How on earth are your bindings plates coming loose every 3-4 times out I've never heard of such a thing.......do you have bad screws or something?

Try the blue locktite I guess?


----------



## zk0ot (Nov 9, 2009)

ive had this problem alot... especially with k2's. i dont know why. ( i suspected their weird ribbed washers) 

are the screws coming loose? or is it that the teeth on the discs are stripped? 

either loctite (just a drop) or new discs.


----------



## BurtonAvenger (Aug 14, 2007)

Maybe you should tighten your bindings sounds like they're loose because you're weak in the wrist.


----------



## oneshot (Oct 8, 2010)

BurtonAvenger said:


> Maybe you should tighten your bindings sounds like they're loose because you're weak in the wrist.


I El oh El'd!

stuff is pretty standard these days, almost all company use the same size inserts/screws etc..
get some new binding screws.. problem solved
Amazon.com: Dakine Snowboard Binding Harware: Sports & Outdoors


----------



## BoardWalk (Mar 22, 2011)

BurtonAvenger said:


> Maybe you should tighten your bindings sounds like they're loose because you're weak in the wrist.


I could send my wife over, the neighbor says she's got a hell of a grip.


----------



## h-d (Jan 18, 2012)

BurtonAvenger said:


> Maybe you should tighten your bindings sounds like they're loose because you're weak in the wrist.



Hey y'all don't say that! (Will Ferrell voice)


----------



## UNION INHOUSE (Nov 13, 2012)

h-d said:


> just read my email below.
> 
> 
> You should try tightening your hardware before you go ride. This will solve the loosening/swiveling problem.
> ...


Get a better screwdriver and tighten the hell out of them. Sounds overly simple, but if they aren't tight enough they'll loosen right away. 

In the defense of the Ride CS, he's probably dealing with people who can't figure out how to get the bindings out of the box.


----------



## hktrdr (Apr 3, 2012)

h-d said:


> just read my email below.
> 
> 
> You should try tightening your hardware before you go ride. This will solve the loosening/swiveling problem.
> ...


I see no issue.

So you rode with a few screws loose (in every sense) and your bindings slipped. You asked CS and they told you to tighten the screws.

Unless there is some other symptom or some other information that you have not told us, the advice is completely correct and should fix the problem.

The only (very minor) complaint could be that the CS rep did not offer up any ideas over and above the basic answer (e.g., Loc-Tite) or ask any clarifying questions to check whether you left out any relevant information. But is a busy time of year and these guys get lots of silly questions like this, so cannot really blame him.


----------



## cav0011 (Jan 4, 2009)

Also make sure you are using the right size screwdriver.... people tend to get lazy and use one that is smaller then the screws because it works. It will never get the screws as tight though.


----------



## IdahoFreshies (Jul 9, 2011)

how hard is it to tighten down bolts? Yes they need to be tight and yes they can come loose:icon_scratch:


----------



## Nivek (Jan 24, 2008)

Maybe saying more than "they come loose after 3 runs" would have helped? These guys get jackass emails all the time and you provided no detail. No detail from you gets no detail from him.


----------



## phony_stark (Jul 2, 2011)

Word. You may have a legitimate beef, but your lack of info makes you look like a kook.


----------



## Donutz (May 12, 2010)

Nivek said:


> Maybe saying more than "they come loose after 3 runs" would have helped? These guys get jackass emails all the time and you provided no detail. No detail from you gets no detail from him.

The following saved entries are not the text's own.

# apchenstu/mvsnerf

Hardware: NVIDIA B200
Metric: rays/sec @ 128 samples, DTU 512x640 (higher is better)
Workload: dtype fp16 operands / fp32 accumulate

## Files before the change

### mvsnerf_b200/csrc/render_tc2.cu

```cuda
#include "render_frontend.cuh"
#include "umma.cuh"

namespace mvsn {

using namespace umma;

namespace tc2 {
constexpr int W_MOD = 0;
constexpr int W_L0 = 8192;
constexpr int W_L1 = 16384;
constexpr int L_STRIDE = 18432;
constexpr int W_L5 = W_L1 + 4 * L_STRIDE;
constexpr int W_V = W_L5 + 3 * 8192;
constexpr int W_V_TILE = 10240;
constexpr int W_RGB = W_V + 12288;
constexpr int HALF_BYTES = W_RGB + 1024;
constexpr int TAIL_OFFSET = 2 * HALF_BYTES;
constexpr int TOTAL_BYTES = TAIL_OFFSET + 16;
static_assert(W_L5 % 1024 == 0 && W_V % 1024 == 0 && W_RGB % 1024 == 0 && HALF_BYTES % 1024 == 0, "SW128 blocks need 1024-byte alignment");
constexpr int N_VIEWS_OP = 80;
}

namespace {

constexpr int THREADS = 544;
constexpr int OFF_SLOT = tc2::HALF_BYTES;
constexpr int SLOT_BYTES = 32768, OFF_PE = 0, OFF_MISC = 16384;
constexpr int OFF_XCH = OFF_SLOT + 2 * SLOT_BYTES;
constexpr int SMEM_BYTES = OFF_XCH + 2 * 2048 + 1024;
constexpr uint32_t COL_H = 128, COL_MOD = 192, COL_LZ = 128;

struct Shared {
    uint64_t in_ready[2];
    uint64_t pe_ready[2];
    uint64_t acc_ready[2];
    uint64_t pe_free[2];
    uint64_t misc_free[2];
    uint64_t w_full;
    uint32_t tmem_base;
    Cams cams;
};

__device__ __forceinline__ uint32_t pack_h2(float a, float b) {
    __half2 h = __floats2half2_rn(a, b);
    return *reinterpret_cast<uint32_t*>(&h);
}
__device__ __forceinline__ void named_bar_sync(int id, int nthreads) {
    asm volatile("bar.sync %0, %1;\n" ::"r"(id), "r"(nthreads) : "memory");
}
__device__ __forceinline__ void tmem_wait16(uint32_t (&r)[16]) {
    asm volatile("tcgen05.wait::ld.sync.aligned;\n"
                 : "+r"(r[0]), "+r"(r[1]), "+r"(r[2]), "+r"(r[3]), "+r"(r[4]), "+r"(r[5]), "+r"(r[6]), "+r"(r[7]),
                   "+r"(r[8]), "+r"(r[9]), "+r"(r[10]), "+r"(r[11]), "+r"(r[12]), "+r"(r[13]), "+r"(r[14]), "+r"(r[15])
                 :: "memory");
}
__device__ __forceinline__ void tmem_wait8(uint32_t (&r)[8]) {
    asm volatile("tcgen05.wait::ld.sync.aligned;\n"
                 : "+r"(r[0]), "+r"(r[1]), "+r"(r[2]), "+r"(r[3]), "+r"(r[4]), "+r"(r[5]), "+r"(r[6]), "+r"(r[7]) :: "memory");
}
__device__ __forceinline__ void tmem_ld8(uint32_t taddr, uint32_t (&r)[8]) {
    asm volatile("tcgen05.ld.sync.aligned.32x32b.x8.b32 {%0, %1, %2, %3, %4, %5, %6, %7}, [%8];\n"
                 : "=r"(r[0]), "=r"(r[1]), "=r"(r[2]), "=r"(r[3]), "=r"(r[4]), "=r"(r[5]), "=r"(r[6]), "=r"(r[7]) : "r"(taddr));
}
__device__ __forceinline__ void tmem_st8(uint32_t taddr, const uint32_t (&r)[8]) {
    asm volatile("tcgen05.st.sync.aligned.32x32b.x8.b32 [%0], {%1, %2, %3, %4, %5, %6, %7, %8};\n"
                 :: "r"(taddr), "r"(r[0]), "r"(r[1]), "r"(r[2]), "r"(r[3]), "r"(r[4]), "r"(r[5]), "r"(r[6]), "r"(r[7]) : "memory");
}

template <bool RELU>
__device__ __forceinline__ uint32_t cvt_h2(float lo, float hi) {
    uint32_t r;
    if (RELU) asm("cvt.rn.relu.satfinite.f16x2.f32 %0, %1, %2;\n" : "=r"(r) : "f"(hi), "f"(lo));
    else      asm("cvt.rn.satfinite.f16x2.f32 %0, %1, %2;\n" : "=r"(r) : "f"(hi), "f"(lo));
    return r;
}
__device__ __forceinline__ uint32_t mul_relu_h2(uint32_t a, uint32_t b) {
    uint32_t r;
    const uint32_t zero = 0u, maxh = 0x7BFF7BFFu;
    asm("fma.rn.relu.f16x2 %0, %1, %2, %3;\n" : "=r"(r) : "r"(a), "r"(b), "r"(zero));
    asm("min.f16x2 %0, %1, %2;\n" : "=r"(r) : "r"(r), "r"(maxh));
    return r;
}

__device__ __forceinline__ void epilogue_hidden(uint32_t t_acc, uint32_t t_mod, uint32_t t_h) {
    uint32_t a[2][16], m[2][8];
    tmem_ld16(t_acc, a[0]);
    tmem_ld8(t_mod, m[0]);
#pragma unroll
    for (int i = 0; i < 8; ++i) {
        tmem_wait16(a[i & 1]);
        tmem_wait8(m[i & 1]);
        if (i + 1 < 8) {
            tmem_ld16(t_acc + (i + 1) * 16, a[(i + 1) & 1]);
            tmem_ld8(t_mod + (i + 1) * 8, m[(i + 1) & 1]);
        }
        uint32_t o[8];
#pragma unroll
        for (int j = 0; j < 8; ++j)
            o[j] = mul_relu_h2(cvt_h2<false>(__uint_as_float(a[i & 1][2 * j]), __uint_as_float(a[i & 1][2 * j + 1])), m[i & 1][j]);
        tmem_st8(t_h + i * 8, o);
    }
}

#ifdef MVSN_TC_TRACE
#define TC_TRACE(ev) do { if (tr && tr_n < 1023) tr[tr_n++] = (clock64() << 8) | (long long)(ev); } while (0)
#else
#define TC_TRACE(ev) do { } while (0)
#endif

template <bool FAST>
__global__ void __cluster_dims__(2, 1, 1) __launch_bounds__(THREADS, 1)
render_tc2_kernel(const SceneDev sc, const RenderIO io, const uint8_t* __restrict__ wimg) {
    extern __shared__ uint8_t smem_raw[];
    uint8_t* smem = smem_raw + ((1024u - (smem_u32(smem_raw) & 1023u)) & 1023u);
    __shared__ Shared sh;
    const int tid = threadIdx.x, warp = tid >> 5, lane = tid & 31;
    const uint32_t rank = cluster_ctarank();

    load_cams(sc, &sh.cams, tid);
    if (tid == 0) {
        for (int s = 0; s < 2; ++s) {
            mbar_init(&sh.in_ready[s], 8);
            mbar_init(&sh.pe_ready[s], 8);
            mbar_init(&sh.acc_ready[s], 1);
            mbar_init(&sh.pe_free[s], 1);
            mbar_init(&sh.misc_free[s], 1);
        }
        mbar_init(&sh.w_full, 1);
        fence_barrier_init();
    }
    if (warp == 16) { tmem_alloc_pair(&sh.tmem_base, 512); tmem_relinquish_pair(); }
    __syncthreads();
    if (tid == 0) {
        mbar_arrive_expect_tx(&sh.w_full, (uint32_t)tc2::HALF_BYTES);
        const uint8_t* src = wimg + (size_t)rank * tc2::HALF_BYTES;
        for (int i = 0; i < 4; ++i) bulk_load(smem + i * 32000, src + i * 32000, 32000u, &sh.w_full);
    }
    mbar_wait(&sh.w_full, 0);
    tc_fence_before();
    __syncthreads();
    cluster_sync_all();
    tc_fence_after();
    const uint32_t tmem = sh.tmem_base;
#ifdef MVSN_TC_TRACE
    long long* tr = nullptr; int tr_n = 0;
    if (io.trace && blockIdx.x == 0 && lane == 0) {
        if (warp < 16 && (warp & 3) == 0) tr = io.trace + (warp >> 2) * 1024;
        else if (warp == 16) tr = io.trace + 4 * 1024;
    }
#endif

    const int N = io.N, S = io.S;
    const int RT = io.rays_per_tile, SP = 128 / RT;
    const int rt_shift = 31 - __clz(RT);
    const int NT = (S + SP - 1) / SP;
    const int G = (N + RT - 1) / RT;
    const int npairs = (int)gridDim.x >> 1, pair = (int)blockIdx.x >> 1;
    const int n_gpass = (G + npairs * 4 - 1) / (npairs * 4);
    auto group_of = [&](int gp, int s, int r) { return ((gp * npairs + pair) * 2 + s) * 2 + r; };
    auto slot_active = [&](int gp, int s) { return group_of(gp, s, 0) < G; };

    if (warp < 8) {
        const int s = warp >> 2, wq = warp & 3, row = wq * 32 + lane;
        const uint32_t t_acc = tmem + ((uint32_t)(wq * 32) << 16) + (uint32_t)(s * 256);
        const uint32_t t_h = t_acc + COL_H, t_mod = t_acc + COL_MOD, t_lz = t_acc + COL_LZ;
        const uint32_t leader_in_ready = mapa_u32(smem_u32(&sh.in_ready[s]), 0);
        uint32_t par_acc = 0;
        float cT = 1.f, c0 = 0.f, c1 = 0.f, c2 = 0.f, c3 = 0.f, c4 = 0.f;
        const float br0 = __ldg(reinterpret_cast<const float*>(wimg + tc2::TAIL_OFFSET));
        const float br1 = __ldg(reinterpret_cast<const float*>(wimg + tc2::TAIL_OFFSET) + 1);
        const float br2 = __ldg(reinterpret_cast<const float*>(wimg + tc2::TAIL_OFFSET) + 2);
        float4* xch = reinterpret_cast<float4*>(smem + OFF_XCH + s * 2048);

        auto signal = [&]() {
            tc_fence_before();
            __syncwarp();
            if (lane == 0) mbar_arrive_cluster(leader_in_ready);
        };
        signal();
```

As a general statement, you can save a lot of time and effort by anticipating the respondent's questions and objections and pre-answering them. And believe it or not, they'll appreciate it.


----------



## BurtonAvenger (Aug 14, 2007)

So you had to email them for something you could have fixed yourself? Fuck I swear people are lazier and lazier as the days go by.


----------



## h-d (Jan 18, 2012)

BurtonAvenger said:


> So you had to email them for something you could have fixed yourself? Fuck I swear people are lazier and lazier as the days go by.


damn right...its brand fukin new...if i bought it of craigslist i aint gonna bitch...but when you pay for brand new u expect brand new...if ur okay with gettin less then ur a bitch


----------



## hktrdr (Apr 3, 2012)

h-d said:


> damn right...its brand fukin new...if i bought it of craigslist i aint gonna bitch...but when you pay for brand new u expect brand new...if ur okay with gettin less then ur a bitch


What do you mean less than brand new? From the information that you have posted here there is no indication that anything was not brand new.


----------



## john doe (Nov 6, 2009)

I've heard of this issue before on the Rodeos. The mini disk that puts the screws close together ends up with a lot more stress. My friends Rodeos are currently stuck on his NS Revolver because multiple inserts in the board failed. His would loosen often as well. He just kept tightening them. Being a 230lb beer delivery guy I can assure you he wasn't leaving them loose. Talking with a shop guy while in Denver he had seen the same thing with the Ride mini disks. He suggested moving the screws to the normal square pattern. You loose some adjustment but it holds better.


----------



## oldmate (Oct 24, 2011)

hktrdr said:


> What do you mean less than brand new? From the information that you have posted here there is no indication that anything was not brand new.


I think he means if you buy something brand new, and it fails, then you are a bitch if you don't complain.


----------



## snowjab (Dec 22, 2010)

i would try tightened them as you would a car wheel. screw each lightly then go over each a bit till they are tight it will give you an equal amount of torque. I wouldnt put loctite though


----------



## h-d (Jan 18, 2012)

john doe said:


> I've heard of this issue before on the Rodeos. The mini disk that puts the screws close together ends up with a lot more stress. My friends Rodeos are currently stuck on his NS Revolver because multiple inserts in the board failed. His would loosen often as well. He just kept tightening them. Being a 230lb beer delivery guy I can assure you he wasn't leaving them loose. Talking with a shop guy while in Denver he had seen the same thing with the Ride mini disks. He suggested moving the screws to the normal square pattern. You loose some adjustment but it holds better.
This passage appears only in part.